Actually, consider that a dare.


dmarks said...

The FCC requirment "...“fairly, in order to afford reasonable opportunity for opposing viewpoints."

runs into the brick wall of the First Amendment. There is no clause in freedom of the press that says "unless deemed unfair by government censors".

Patrick M said...

Anyone who is not in favor by the current or future government should fear the fairness doctrine.

Very simply, look at talk radio under the fairness doctrine (dying) to the post-fairness doctrine airwaves (explodingly busy).

The words say one thing, but they have a chilling effect on speech, not a diversity of.

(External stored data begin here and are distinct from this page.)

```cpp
PYBIND11_MODULE(TORCH_EXTENSION_NAME, m) {
  m.doc() = "compiled autograd binding of the mhaq_amd fused layer ops over the C ABI of include/mhaq_fq.h";
  m.attr("TORCH_VERSION") = TORCH_VERSION;
  static PyObject* err_class = nullptr;
  py::register_exception_translator([](std::exception_ptr p) {
    try {
      if (p) std::rethrow_exception(p);
    } catch (const MhaqError& e) {
      PyErr_SetString(err_class ? err_class : PyExc_RuntimeError, e.what());
    }
  });
  m.def("bind", [](const std::string& path, py::object error_class) {
    if (!err_class) err_class = error_class.inc_ref().ptr();
    bind_library(path);
  }, "dlopen the C-ABI library and resolve the entry points the nodes call");
  m.def("host_timers", [](bool reset) {
    py::dict d;
    for (int i = 0; i < T_N; ++i) {
      const int64_t n = g_tcnt[i].load(), ns = g_tns[i].load();
      d[kTimerNames[i]] = py::make_tuple(n, n ? (double)ns / (double)n * 1e-3 : 0.0);
      if (reset) { g_tcnt[i].store(0); g_tns[i].store(0); }
    }
    return d;
  }, py::arg("reset") = true);
  m.def("bound_library", []() { return A.path; });

  m.def("rng_manual_seed", [](uint64_t seed) { std::lock_guard<std::mutex> g(R.mu); R.seed = seed; R.seeded = true; R.count = 0; });
  m.def("rng_seed", []() -> py::object { std::lock_guard<std::mutex> g(R.mu); return R.seeded ? py::object(py::int_(R.seed)) : py::none(); });
  m.def("rng_next", [](int64_t rank) {
    std::lock_guard<std::mutex> g(R.mu);
    if (!R.seeded) throw MhaqError("sign stream used before it was seeded");
    return std::make_pair(R.seed ^ ((uint64_t)rank * kGolden), ++R.count);
  });
  m.def("rng_drawn", []() { std::lock_guard<std::mutex> g(R.mu); return R.count; });
  m.def("rng_set_drawn", [](uint64_t n) { std::lock_guard<std::mutex> g(R.mu); R.count = n; });
  m.def("rng_set_base", [](const std::optional<Tensor>& base) {
    std::lock_guard<std::mutex> g(R.mu);
    R.base = (base.has_value() && base->defined()) ? *base : Tensor();
  });
  m.def("rng_base", []() -> std::optional<Tensor> {
    std::lock_guard<std::mutex> g(R.mu);
    return R.base.defined() ? std::optional<Tensor>(R.base) : std::nullopt;
  });

  m.def("set_allreduce_avg", [](py::object fn) {
    g_allreduce_avg = fn.is_none() ? nullptr : fn.inc_ref().ptr();
  });
  m.def("set_dist_active", [](bool v) { g_dist_active.store(v); });

  m.def("hub_create", &hub_create);
  m.def("hub_destroy", [](int64_t id) { g_hubs.erase(id); });
// ... 33 lines not shown
        "number of BatchNorm backwards so far that ran the 16-bit HIP kernels (mhaq_fq_bn_bwd_x16)");
  m.def("bn_pool_train", &bn_pool_train, py::arg("x"), py::arg("weight"), py::arg("bias"), py::arg("running_mean"),
        py::arg("running_var"), py::arg("momentum"), py::arg("eps"), py::arg("cudnn_enabled") = true,
        py::arg("hip_forward") = false);
  m.def("bn_pool_hip_backwards", []() { return g_bn_pool_hip_backwards.load(); },
        "number of BatchNorm + pool backwards so far that ran mhaq_fq_bn_pool_bwd (the fallback is the two separate nodes)");

  m.def("bn_infer_consts", &bn_infer_consts, py::arg("running_mean"), py::arg("running_var"), py::arg("weight"),
        py::arg("bias"), py::arg("eps"), py::arg("consts"));
  m.def("bn_infer_act", &bn_infer_act, py::arg("x"), py::arg("consts"), py::arg("mode"), py::arg("x2") = py::none(),
        py::arg("consts2") = py::none(), py::arg("residual") = py::none());
  m.def("bn_relu_pool", &bn_relu_pool, py::arg("x"), py::arg("consts"));
  m.def("teacher_fused_calls", []() { return g_teacher_fused_calls.load(); },
        "number of fused launches so far on a frozen network's elementwise chain (bn_infer_act and bn_relu_pool)");

  m.def("weight_layer", &weight_layer, py::arg("w"), py::arg("log_wght_s"), py::arg("method"),
        py::arg("r_sign") = py::none(), py::arg("zp_grad") = false, py::arg("pre") = py::none(), py::arg("rank") = 0);
  m.def("weight_layer_pt", &weight_layer_pt, py::arg("w"), py::arg("log_wght_s"), py::arg("method"),
        py::arg("r_sign") = py::none(), py::arg("rank") = 0);
  m.def("weight_layer_ptl", &weight_layer_ptl, py::arg("w"), py::arg("log_wght_s"), py::arg("method"),
        py::arg("r_sign") = py::none(), py::arg("rank") = 0);

  m.def("plan_create", &plan_create);
  m.def("plan_destroy", [](int64_t id) { g_plans.erase(id); });
  m.def("plan_forward", &plan_forward);
  m.def("plan_group_apply", &plan_group_apply);
  m.def("plan_release_captured", [](int64_t id) {
    auto p = g_plans.get(id);
    std::lock_guard<std::mutex> g(p->mu);
    for (auto& grp : p->groups) if (grp.pool) grp.pool->release_captured();
    p->fwd_tables.release_captured();
  });
  m.def("plan_state", [](int64_t id) {
    auto p = g_plans.get(id);
    std::lock_guard<std::mutex> g(p->mu);
    py::dict d;
    d["fwd_tables"] = p->fwd_tables.entries.size();
    py::list pools;
    for (auto& grp : p->groups) {
      py::dict e;
      size_t used = 0, held = 0, size = 0;
      if (grp.pool) {
        size = grp.pool->keys.size();
        for (size_t i = 0; i < size; ++i) { used += grp.pool->used[i]; held += grp.pool->held[i]; }
      }
      e["size"] = size; e["used"] = used; e["held"] = held;
      pools.append(e);
    }
    d["pools"] = pools;
    return d;
  });

  m.def("potential_loss", &potential_loss);
}
```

And if Steve-o wants a debate, suggest Sean Hannity to him. Strangely, I suspect he'd be on the next day.

dmarks said...

"Just good, old-fashioned freedom of speech. Actually, consider that a dare."

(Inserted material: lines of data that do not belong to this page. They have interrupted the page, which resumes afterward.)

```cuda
#ifdef RBK_SCAN_CYCLE_STATS
extern "C" int rbk_scan_cycle_stats(unsigned long long* out) {
  constexpr int n = 3 * 2 * (rbk::kCycBuckets + 2);
  static const unsigned long long zero[n] = {};
  if (cudaDeviceSynchronize() != cudaSuccess ||
      cudaMemcpyFromSymbol(out, rbk::g_cycle_stats, sizeof(zero)) != cudaSuccess ||
      cudaMemcpyToSymbol(rbk::g_cycle_stats, zero, sizeof(zero)) != cudaSuccess)
    return -1;
  return n;
}
#endif
```

### runbookai_b200/csrc/rbk_scan_kernel.cuh

```cuda
#pragma once
#ifndef RBK_SCAN_F16
#error "define RBK_SCAN_F16 (0: bf16 operands, 1: fp16 operands) before including rbk_scan_kernel.cuh"
#endif
#if defined(RBK_SCAN_CYCLE_STATS) && !RBK_SCAN_F16
#define RBK_SCAN_PROBE 1
#else
#define RBK_SCAN_PROBE 0
#endif

#include "rbk_epilogue.cuh"
#include "rbk_internal.h"
#include "rbk_ptx.cuh"

namespace rbk {

namespace {

constexpr int kABytes = kBlockM * kBlockK * 2;
constexpr int kBBytes = kBlockN * kBlockK * 2;
constexpr int kStageBytes = kABytes + kBBytes;
constexpr int kMmaThreads = 256;
constexpr int kStagingBytes = 2 * kStageRows * kScorePitch * 4;
static_assert(kScanThreads == 128 + kMmaThreads, "warp roles");
static_assert(2 * kStageRows <= kBlockM, "a round never holds more rows than a warpgroup has queries");

struct SmemTail {
  float invc[2][2][kBlockN];
  float thr[kBlockM];
  StageHeader hdr[2];
  uint16_t wmask[2][2][4];
  unsigned long long full[kStages];
  unsigned long long empty[kStages];
  unsigned long long invc_full[2][2];
  unsigned long long st_full[2];
  unsigned long long st_empty[2];
};
constexpr size_t kScanSmemBytes = static_cast<size_t>(kStages) * kStageBytes + kStagingBytes + sizeof(SmemTail) + 1024;
static_assert(kScanSmemBytes <= 227 * 1024, "scan kernel shared memory exceeds the sm_90 per-block limit");

__device__ __forceinline__ void scan_mma(float (&d)[128], uint64_t desc_a, uint64_t desc_b, uint32_t accumulate) {
#if RBK_SCAN_F16
  wgmma_m64n256k16_f16(d, desc_a, desc_b, accumulate);
#else
  wgmma_m64n256k16_bf16(d, desc_a, desc_b, accumulate);
#endif
}

__device__ __forceinline__ void store_row(float* dst, const float (&d)[128], int h, int lane) {
  float* r = dst + 2 * (lane & 3);
#pragma unroll
  for (int j = 0; j < kBlockN / 8; ++j)
    *reinterpret_cast<float2*>(r + 8 * j) = make_float2(d[4 * j + 2 * h], d[4 * j + 2 * h + 1]);
}

__device__ __forceinline__ uint32_t quad_bits(uint32_t b) {
  b &= 0x11111111u;
  b = (b | (b >> 3)) & 0x03030303u;
  b = (b | (b >> 6)) & 0x000F000Fu;
  return (b | (b >> 12)) & 0xFFu;
}

enum CycleBucket { kCycFull, kCycMma, kCycHandoff, kCycPace, kCycTileEnd, kCycBuckets };
#if RBK_SCAN_PROBE
__device__ unsigned long long g_cycle_stats[3][2][kCycBuckets + 2];
__device__ __forceinline__ uint32_t sm_clock() {
  uint32_t c;
  asm volatile("mov.u32 %0, %%clock;" : "=r"(c)::"memory");
  return c;
}
struct CycleProbe {
  uint32_t t = 0, c[kCycBuckets] = {};
  __device__ __forceinline__ void mark() { t = sm_clock(); }
  __device__ __forceinline__ void lap(int b) {
    const uint32_t n = sm_clock();
    c[b] += n - t;
    t = n;
  }
  __device__ __forceinline__ void add_since(int b, uint32_t t0) { c[b] += sm_clock() - t0; }
  __device__ __forceinline__ static uint32_t now() { return sm_clock(); }
};
#else
struct CycleProbe {
  __device__ __forceinline__ void mark() {}
  __device__ __forceinline__ void lap(int) {}
  __device__ __forceinline__ void add_since(int, uint32_t) {}
  __device__ __forceinline__ static uint32_t now() { return 0u; }
};
#endif

template <int kMode, typename P>
__global__ void __launch_bounds__(kScanThreads, 1)
scan_kernel(const __grid_constant__ CUtensorMap tmap_q, const __grid_constant__ CUtensorMap tmap_c,
            const P p) {
  extern __shared__ uint8_t smem_raw[];
  const uint32_t raw_addr = smem_u32(smem_raw);
  uint8_t* smem = smem_raw + ((1024u - (raw_addr & 1023u)) & 1023u);
  float* staging = reinterpret_cast<float*>(smem + kStages * kStageBytes);
  SmemTail* tail = reinterpret_cast<SmemTail*>(smem + kStages * kStageBytes + kStagingBytes);
  const uint32_t smem_base = smem_u32(smem);

  const int warp = threadIdx.x >> 5;
  const int lane = threadIdx.x & 31;
  const int wgroup = warp >> 2;
  const int qb = blockIdx.x % p.QB;
  const int r = blockIdx.x / p.QB;
  const int t0 = static_cast<int>(static_cast<long long>(p.n_tiles) * r / p.R);
  const int t1 = static_cast<int>(static_cast<long long>(p.n_tiles) * (r + 1) / p.R);
  const int n_ks = p.dpad / kBlockK;

  if (threadIdx.x < kBlockM) tail->thr[threadIdx.x] = -INFINITY;
  if (threadIdx.x == 128) {
    tma_prefetch_desc(&tmap_q);
    tma_prefetch_desc(&tmap_c);
    for (int s = 0; s < kStages; ++s) {
      mbar_init(smem_u32(&tail->full[s]), 1);
      mbar_init(smem_u32(&tail->empty[s]), 2);
    }
    for (int w = 0; w < 2; ++w) {
      mbar_init(smem_u32(&tail->invc_full[w][0]), 1);
      mbar_init(smem_u32(&tail->invc_full[w][1]), 1);
      mbar_init(smem_u32(&tail->st_full[w]), 128);
      mbar_init(smem_u32(&tail->st_empty[w]), 64);
    }
    fence_barrier_init();
  }
  __syncthreads();

  constexpr uint32_t kEpiRegs = 152, kMmaRegs = 176;
  static_assert(128 * kEpiRegs + kMmaThreads * kMmaRegs <= kScanThreads * 168, "register split");
  if (wgroup == 0) {
    setmaxnreg_dec<kEpiRegs>();
    const int h = threadIdx.x >> 6;
    const StageLink sl{staging + h * kStageRows * kScorePitch, &tail->hdr[h], &tail->st_full[h], &tail->st_empty[h],
                       &tail->thr[threadIdx.x]};
    if constexpr (kMode == 0)
      run_epilogue(p, sl, qb, r, t0, t1, threadIdx.x, lane);
    else if constexpr (kMode == kScanCount)
      run_count_epilogue(p, sl, qb, t0, t1, threadIdx.x);
    else
      run_emit_epilogue(p, sl, qb, t0, t1, threadIdx.x);
    return;
  }

  setmaxnreg_inc<kMmaRegs>();
  const int wg = wgroup - 1;
  const bool leader = (threadIdx.x & 127) == 0;
  const bool producer = warp == 4;
  const int n_iter = t1 - t0;
  const int n_steps = n_iter * n_ks;
  volatile int* prog = p.progress + r * p.QB;
  CycleProbe probe;
  auto issue = [&](int j) {
    if (j >= n_steps) return;
    const int s = j % kStages;
    const int tile = t0 + j / n_ks, ks = j % n_ks;
    mbar_wait(smem_u32(&tail->empty[s]), static_cast<uint32_t>((j / kStages) & 1) ^ 1u);
    const uint32_t pace0 = CycleProbe::now();
    if (ks == 0) lockstep_pace(prog, p.QB, qb, tile - t0, p.max_lead_tiles, lane);
    probe.add_since(kCycPace, pace0);
    const uint32_t full = smem_u32(&tail->full[s]);
    const uint32_t a_dst = smem_base + s * kStageBytes;
    if (elect_one()) {
      mbar_arrive_expect_tx(full, kStageBytes);
      tma_load_2d(a_dst, &tmap_q, full, ks * kBlockK, qb * kBlockM);
      tma_load_2d(a_dst + kABytes, &tmap_c, full, ks * kBlockK, tile * kBlockN);
    }
    __syncwarp();
  };
  auto release = [&](int j) {
    if (leader) mbar_arrive(smem_u32(&tail->empty[j % kStages]));
    if (producer) issue(j + kStages);
  };
  auto load_invc = [&](int i) {
    if (!leader || i >= n_iter) return;
    const uint32_t bar = smem_u32(&tail->invc_full[wg][i & 1]);
    mbar_arrive_expect_tx(bar, kBlockN * 4);
    bulk_load(smem_u32(tail->invc[wg][i & 1]), p.inv_norm_c + static_cast<size_t>(t0 + i) * kBlockN, kBlockN * 4, bar);
  };
  if (producer)
    for (int j = 0; j < kStages; ++j) issue(j);
  load_invc(0);
  load_invc(1);
  const int qw0 = (warp & 3) * 16 + (lane >> 2);
  const int qw1 = qw0 + 8;
  const volatile float* thr = tail->thr + wg * 64;
  float* stage = staging + wg * kStageRows * kScorePitch;
  const uint32_t st_full = smem_u32(&tail->st_full[wg]), st_empty = smem_u32(&tail->st_empty[wg]);
  uint32_t rounds = 0;
  float acc[128];
#pragma unroll
  for (int i = 0; i < 128; ++i) acc[i] = 0.f;
  int j = 0;
  probe.mark();
  for (int i = 0; i < n_iter; ++i) {
    for (int ks = 0; ks < n_ks; ++ks, ++j) {
      const int s = j % kStages;
      mbar_wait(smem_u32(&tail->full[s]), static_cast<uint32_t>((j / kStages) & 1));
      probe.lap(kCycFull);
      const uint32_t st = smem_base + s * kStageBytes;
      const uint64_t adesc = make_sw128_kmajor_desc(st + wg * (64 * kBlockK * 2));
      const uint64_t bdesc = make_sw128_kmajor_desc(st + kABytes);
      wgmma_fence();
#pragma unroll
      for (int k = 0; k < kBlockK / 16; ++k)
        scan_mma(acc, adesc + static_cast<uint64_t>(2 * k), bdesc + static_cast<uint64_t>(2 * k), (ks | k) != 0 ? 1u : 0u);
      wgmma_commit();
      wgmma_wait<1>(acc);
      probe.lap(kCycMma);
      if (ks > 0) release(j - 1);
      probe.lap(kCycHandoff);
    }
    wgmma_wait<0>(acc);
    release(j - 1);

    mbar_wait(smem_u32(&tail->invc_full[wg][i & 1]), static_cast<uint32_t>((i >> 1) & 1));
    const float* invc = tail->invc[wg][i & 1] + 2 * (lane & 3);
    float m0 = -INFINITY, m1 = -INFINITY;
#pragma unroll
    for (int c = 0; c < kBlockN / 8; ++c) {
      const float2 w = *reinterpret_cast<const float2*>(invc + 8 * c);
      acc[4 * c + 0] *= w.x;
      acc[4 * c + 1] *= w.y;
      acc[4 * c + 2] *= w.x;
      acc[4 * c + 3] *= w.y;
      m0 = fmaxf(m0, fmaxf(acc[4 * c + 0], acc[4 * c + 1]));
      m1 = fmaxf(m1, fmaxf(acc[4 * c + 2], acc[4 * c + 3]));
    }
#pragma unroll
    for (int o = 1; o <= 2; o <<= 1) {
      m0 = fmaxf(m0, __shfl_xor_sync(0xFFFFFFFFu, m0, o));
      m1 = fmaxf(m1, __shfl_xor_sync(0xFFFFFFFFu, m1, o));
    }
    bool pass0, pass1;
    if constexpr (kMode == 0) {
      const bool all = i == 0 || p.dbg_scores != nullptr;
      pass0 = all || m0 > thr[qw0];
      pass1 = all || m1 > thr[qw1];
    } else {
      pass0 = m0 >= thr[qw0];
      pass1 = m1 >= thr[qw1];
    }
    const uint32_t wbits = quad_bits(__ballot_sync(0xFFFFFFFFu, pass0)) |
                           (quad_bits(__ballot_sync(0xFFFFFFFFu, pass1)) << 8);
    if (lane == 0) tail->wmask[wg][i & 1][warp & 3] = static_cast<uint16_t>(wbits);
    named_bar_sync(2 + wg, 128);
    load_invc(i + 2);
    const uint16_t* wm = tail->wmask[wg][i & 1];
    unsigned long long pending = static_cast<unsigned long long>(wm[0]) | static_cast<unsigned long long>(wm[1]) << 16 |
                                 static_cast<unsigned long long>(wm[2]) << 32 | static_cast<unsigned long long>(wm[3]) << 48;

    do {
      unsigned long long cur = pending;
      if (__popcll(pending) > kStageRows) {
        unsigned long long rest = pending;
        for (int k = 0; k < kStageRows; ++k) rest &= rest - 1ull;
        cur = pending ^ rest;
      }
      pending ^= cur;
      mbar_wait(st_empty, (rounds & 1u) ^ 1u);
      if ((cur >> qw0) & 1ull) store_row(stage + __popcll(cur & ((1ull << qw0) - 1ull)) * kScorePitch, acc, 0, lane);
      if ((cur >> qw1) & 1ull) store_row(stage + __popcll(cur & ((1ull << qw1) - 1ull)) * kScorePitch, acc, 1, lane);
      if (leader) {
        tail->hdr[wg].mask = cur;
        tail->hdr[wg].last = pending == 0ull;
      }
      mbar_arrive(st_full);
      ++rounds;
    } while (pending != 0ull);
    probe.lap(kCycTileEnd);
  }
  if (producer && lane == 0 && p.QB > 1) prog[qb] = 0x7FFFFFFF;
#if RBK_SCAN_PROBE
  if (leader) {
    for (int b = 0; b < kCycBuckets; ++b)
      atomicAdd(&g_cycle_stats[kMode][wg][b], static_cast<unsigned long long>(probe.c[b]));
    atomicAdd(&g_cycle_stats[kMode][wg][kCycBuckets], static_cast<unsigned long long>(n_iter));
    atomicAdd(&g_cycle_stats[kMode][wg][kCycBuckets + 1], 1ull);
  }
#endif
}
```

Does Shaw really think this is a good idea?

If so, then why doesn't she make sure half the posts here are made by Patrick or someone of a similar non-liberal ideological bent?

And over at Swash, demand that half of the bloggers there represent opposing views (and along the way lift the ban on dissenting comments)?

We'd wait a llloooonnnggg time.

TRUTH 101 said...

Dmarks: The right fears the Truth my friend. In my hometown we don't get any left leaning talk radio. Since Molly Ivins passed away, we rarely get a columnist with left leaning tendencies.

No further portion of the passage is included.